# walleye cheeks



## walleyeman2006 (Sep 12, 2006)

ive made chowder from walleye cheeks along with just grilling or frying them...any other recpies out there?


----------



## jro6868 (Jan 29, 2007)

Saute them with a couple of cloves of garlic (crushed or minced) and some butter and seasoned salt.


----------



## Oldgrandman (Nov 16, 2004)

Rinse off some small mushrooms or caps of choice and dust them and the cheeks in drakes and fry in light butter or bacon grease. Start the shrooms a few minutes ahead. Don't soak em in butter or grease but just enough to fry them up. Better to add as cooking than to over do it. Freakin yummy!


----------



## TheMAIT (Nov 7, 2005)

:tdo12: Seriously...actually using the walleye cheek---there is a lot of meat up there????


----------



## alex-v (Mar 24, 2005)

It is a little nugget. Not big but for it is so easy to trim out that it is a shame to just leave them there.

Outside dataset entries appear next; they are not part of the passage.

int bf_skin_forward(const BfModel* m, const BfFrames* f, int use_full, void* stream) {
    BF_NVTX();
    int rc = check_model(m, f); if (rc) return rc;
    const BfVSet* vs = use_full ? &m->full : &m->act;
    rc = check_vset(vs, f); if (rc) return rc;
    BF_REQUIRE(f->pf && f->A && f->verts, "pf/A/verts is null");
    if (bf_tc_ready_fwd(vs, f)) {
        float* vp = f->vposed ? f->vposed : f->verts;
        rc = bf_blend_forward_tc(m, vs, f, vp, (cudaStream_t)stream); if (rc) return rc;
        rc = bf_launch_skin_frame(0, m, vs, f, vp, f->verts, nullptr, nullptr, 0, (f->flags & BF_F_WORLD) ? 1 : 0, 0, (cudaStream_t)stream);
        if (rc != 1) return rc;
        return bf_launch_skin_rows(0, vs, m->J, f->A, vp, f->verts, nullptr, nullptr, f->B, f->ld_v, 0,
                                   (f->flags & BF_F_WORLD) ? f->theta : nullptr, m->NP, f->constant_scale, (cudaStream_t)stream);
    }
    const dim3 grid(vs->n_pad / SK_TV, (f->B + SK_TB - 1) / SK_TB), block(256);
    k_skin_fwd<<<grid, block, 0, (cudaStream_t)stream>>>(*vs, m->J, m->Kp, f->pf, f->A, f->verts, f->vposed, f->B, f->ld_v,
                                                           (f->flags & BF_F_WORLD) ? f->theta : nullptr, m->NP, f->constant_scale);
    BF_LAUNCH_CHECK();
    return BF_OK;
}

int bf_blend_forward(const BfModel* m, const BfFrames* f, int use_full, void* stream) {
    BF_NVTX();
    int rc = check_model(m, f); if (rc) return rc;
    const BfVSet* vs = use_full ? &m->full : &m->act;
    rc = check_vset(vs, f); if (rc) return rc;
    BF_REQUIRE(f->vposed, "vposed is null");
    BF_REQUIRE((f->flags & BF_F_TC) && vs->Bt_hi && vs->Bt_lo && f->pf_hi && f->pf_lo, "bf_blend_forward needs the tensor-core operands (BF_F_TC)");
    return bf_blend_forward_tc(m, vs, f, f->vposed, (cudaStream_t)stream);
}

int bf_joints_forward(const BfModel* m, const BfFrames* f, int use_full, void* stream) {
    BF_NVTX();
    int rc = check_model(m, f); if (rc) return rc;
    const BfVSet* vs = use_full ? &m->full : &m->act;
    rc = check_vset(vs, f); if (rc) return rc;
    BF_REQUIRE(f->joints && f->Jtr && f->verts, "joints/Jtr/verts is null");
    k_joints_fwd<<<f->B, 160, 0, (cudaStream_t)stream>>>(*m, *vs, *f);
    BF_LAUNCH_CHECK();
    return BF_OK;
}

int bf_joints_backward(const BfModel* m, const BfFrames* f, int use_full, int accumulate_dverts, void* stream) {
    BF_NVTX();
    int rc = check_model(m, f); if (rc) return rc;
    const BfVSet* vs = use_full ? &m->full : &m->act;
    rc = check_vset(vs, f); if (rc) return rc;
    BF_REQUIRE(f->dJtr && f->dverts, "dJtr/dverts is null");
    k_joints_bwd<<<f->B, 256, 0, (cudaStream_t)stream>>>(*m, *vs, *f, accumulate_dverts);
    BF_LAUNCH_CHECK();
    return BF_OK;
}

int bf_keypoint_loss(const BfModel* m, const BfFrames* f, int use_full, void* stream) {
    BF_NVTX();
    int rc = check_model(m, f); if (rc) return rc;
    const BfVSet* vs = use_full ? &m->full : &m->act;
    rc = check_vset(vs, f); if (rc) return rc;
    BF_REQUIRE(f->kp && f->cams && f->loss && f->grad && f->dJtr && f->dverts && f->verts && f->Jtr, "loss buffers missing");
    BF_REQUIRE(f->Nv > 0 && f->Nv <= BF_MAXVIEWS, "Nv out of range");
    BF_REQUIRE(m->K_used <= vs->K_out, "K_used > K_out");
    const int threads = use_full ? 256 : 160;
    k_keypoint_loss<<<f->B, threads, 0, (cudaStream_t)stream>>>(*m, *vs, *f);
    BF_LAUNCH_CHECK();
    return BF_OK;
}

struct SideStream { cudaStream_t main = nullptr; cudaStream_t s = nullptr; cudaEvent_t fork = nullptr, join = nullptr; int dev = -1, slot = 0; };
static SideStream* side_stream(cudaStream_t main_s, int slot = 0) {
    static SideStream table[512];
    static int used = 0;
    int dev = 0;
    if (cudaGetDevice(&dev) != cudaSuccess) return nullptr;
    std::lock_guard<std::mutex> lk(g_bf_mu);
    for (int i = 0; i < used; ++i)
        if (table[i].dev == dev && table[i].main == main_s && table[i].slot == slot) return &table[i];
    if (used >= 512) return nullptr;
    SideStream* ss = &table[used];
    if (cudaStreamCreateWithFlags(&ss->s, cudaStreamNonBlocking) != cudaSuccess) return nullptr;
// ... 128 lines not shown
        rc = bf_gemm_forward_tc(x_hi, x_lo, m->gmm_bt_hi, m->gmm_bt_lo, f->B, GM_KG, ny, ny / 3, Y, ny, s); if (rc) return rc;
        k_gmm_select<<<(f->B + 3) / 4, 128, 0, s>>>(*m, f->theta + 7, m->NP, nb, f->B, Y, ny, wp, f->gmm_grad, f->gmm_loss);
        BF_LAUNCH_CHECK();
        return BF_OK;
    }
    return launch_gmm(m, f->theta + 7, m->NP, theta_layout(m->is_smplx).nbody, f->B, f->w_pose * f->w_pose,
                      f->gmm_grad, f->gmm_loss, (cudaStream_t)stream);
}

int bf_op_project(const float* pts, const float* R, const float* t, const float* K, float* uv, int B, int N, int nb, void* stream) {
    BF_REQUIRE(pts && R && t && K && uv && B > 0 && N > 0 && (nb == 1 || nb == B), "bad arguments");
    k_project_fwd<<<(B * N + 255) / 256, 256, 0, (cudaStream_t)stream>>>(pts, R, t, K, uv, B, N, nb);
    BF_LAUNCH_CHECK();
    return BF_OK;
}
int bf_op_project_backward(const float* pts, const float* R, const float* t, const float* K, const float* duv, float* dpts,
                           int B, int N, int nb, void* stream) {
    BF_REQUIRE(pts && R && t && K && duv && dpts && B > 0 && N > 0 && (nb == 1 || nb == B), "bad arguments");
    k_project_bwd<<<(B * N + 255) / 256, 256, 0, (cudaStream_t)stream>>>(pts, R, t, K, duv, dpts, B, N, nb);
    BF_LAUNCH_CHECK();
    return BF_OK;
}
int bf_op_gmof(const float* x, float* y, float sigma, int64_t n, void* stream) {
    BF_REQUIRE(x && y && n > 0, "bad arguments");
    k_gmof_fwd<<<(unsigned)((n + 255) / 256), 256, 0, (cudaStream_t)stream>>>(x, y, sigma, (size_t)n);
    BF_LAUNCH_CHECK();
    return BF_OK;
}
int bf_op_gmof_backward(const float* x, const float* dy, float* dx, float sigma, int64_t n, void* stream) {
    BF_REQUIRE(x && dy && dx && n > 0, "bad arguments");
    k_gmof_bwd<<<(unsigned)((n + 255) / 256), 256, 0, (cudaStream_t)stream>>>(x, dy, dx, sigma, (size_t)n);
    BF_LAUNCH_CHECK();
    return BF_OK;
}
int bf_op_reprojection(const float* cord, const float* gt, const float* w, float coef, float sigma, int N, float* out,
                       float* dcord, void* stream) {
    BF_REQUIRE(cord && gt && w && out && dcord && N > 0, "bad arguments");
    k_reproj<<<1, 256, 0, (cudaStream_t)stream>>>(cord, gt, w, coef, sigma, N, out, dcord);
    BF_LAUNCH_CHECK();
    return BF_OK;
}
int bf_op_keypoints_world(const float* joints, const float* kp, const float* cams, int B, int K, int Nv, float coef,
                          float sigma, float* loss_bk, float* dJ, void* stream) {
    BF_REQUIRE(joints && kp && cams && loss_bk && dJ && B > 0 && K > 0 && Nv > 0, "bad arguments");
    k_kp_world<<<(B * K + 127) / 128, 128, 0, (cudaStream_t)stream>>>(joints, kp, cams, B, K, Nv, coef, sigma, loss_bk, dJ);
    BF_LAUNCH_CHECK();
    return BF_OK;
}
int bf_op_angle_prior(const float* pose, int B, int D, float* out, float* dout, void* stream) {
    BF_REQUIRE(pose && out && dout && B > 0 && D >= 56, "bad arguments (pose needs >= 56 columns)");
    k_angle_prior<<<(B * 4 + 127) / 128, 128, 0, (cudaStream_t)stream>>>(pose, B, D, out, dout);
    BF_LAUNCH_CHECK();
    return BF_OK;
}
int bf_op_gmm_pose(const BfModel* m, const float* pose, int ld, int nvalid, int B, float weight, float* grad, float* loss,
                   void* stream) {
    BF_REQUIRE(m && nvalid > 0 && nvalid <= 69 && ld >= nvalid, "bad arguments");
    return launch_gmm(m, pose, ld, nvalid, B, weight, grad, loss, (cudaStream_t)stream);
}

By the time the skeleton hits the garden all usable meat should be filleted off the carcass.


----------



## fasthunter (Sep 15, 2006)

TheMAIT said:


> :tdo12: Seriously...actually using the walleye cheek---there is a lot of meat up there????


 I fried some up on Friday. Pretty good.:corkysm55 They are VERY easy to fillet out too.


----------



## doublell (Feb 8, 2007)

alex-v said:


> It is a little nugget. Not big but for it is so easy to trim out that it is a shame to just leave them there.
> 
> By the time the skeleton hits the garden all usable meat should be filleted off the carcass.


 Great point Alex. Putting the carcass in the garden pays big dividends.


----------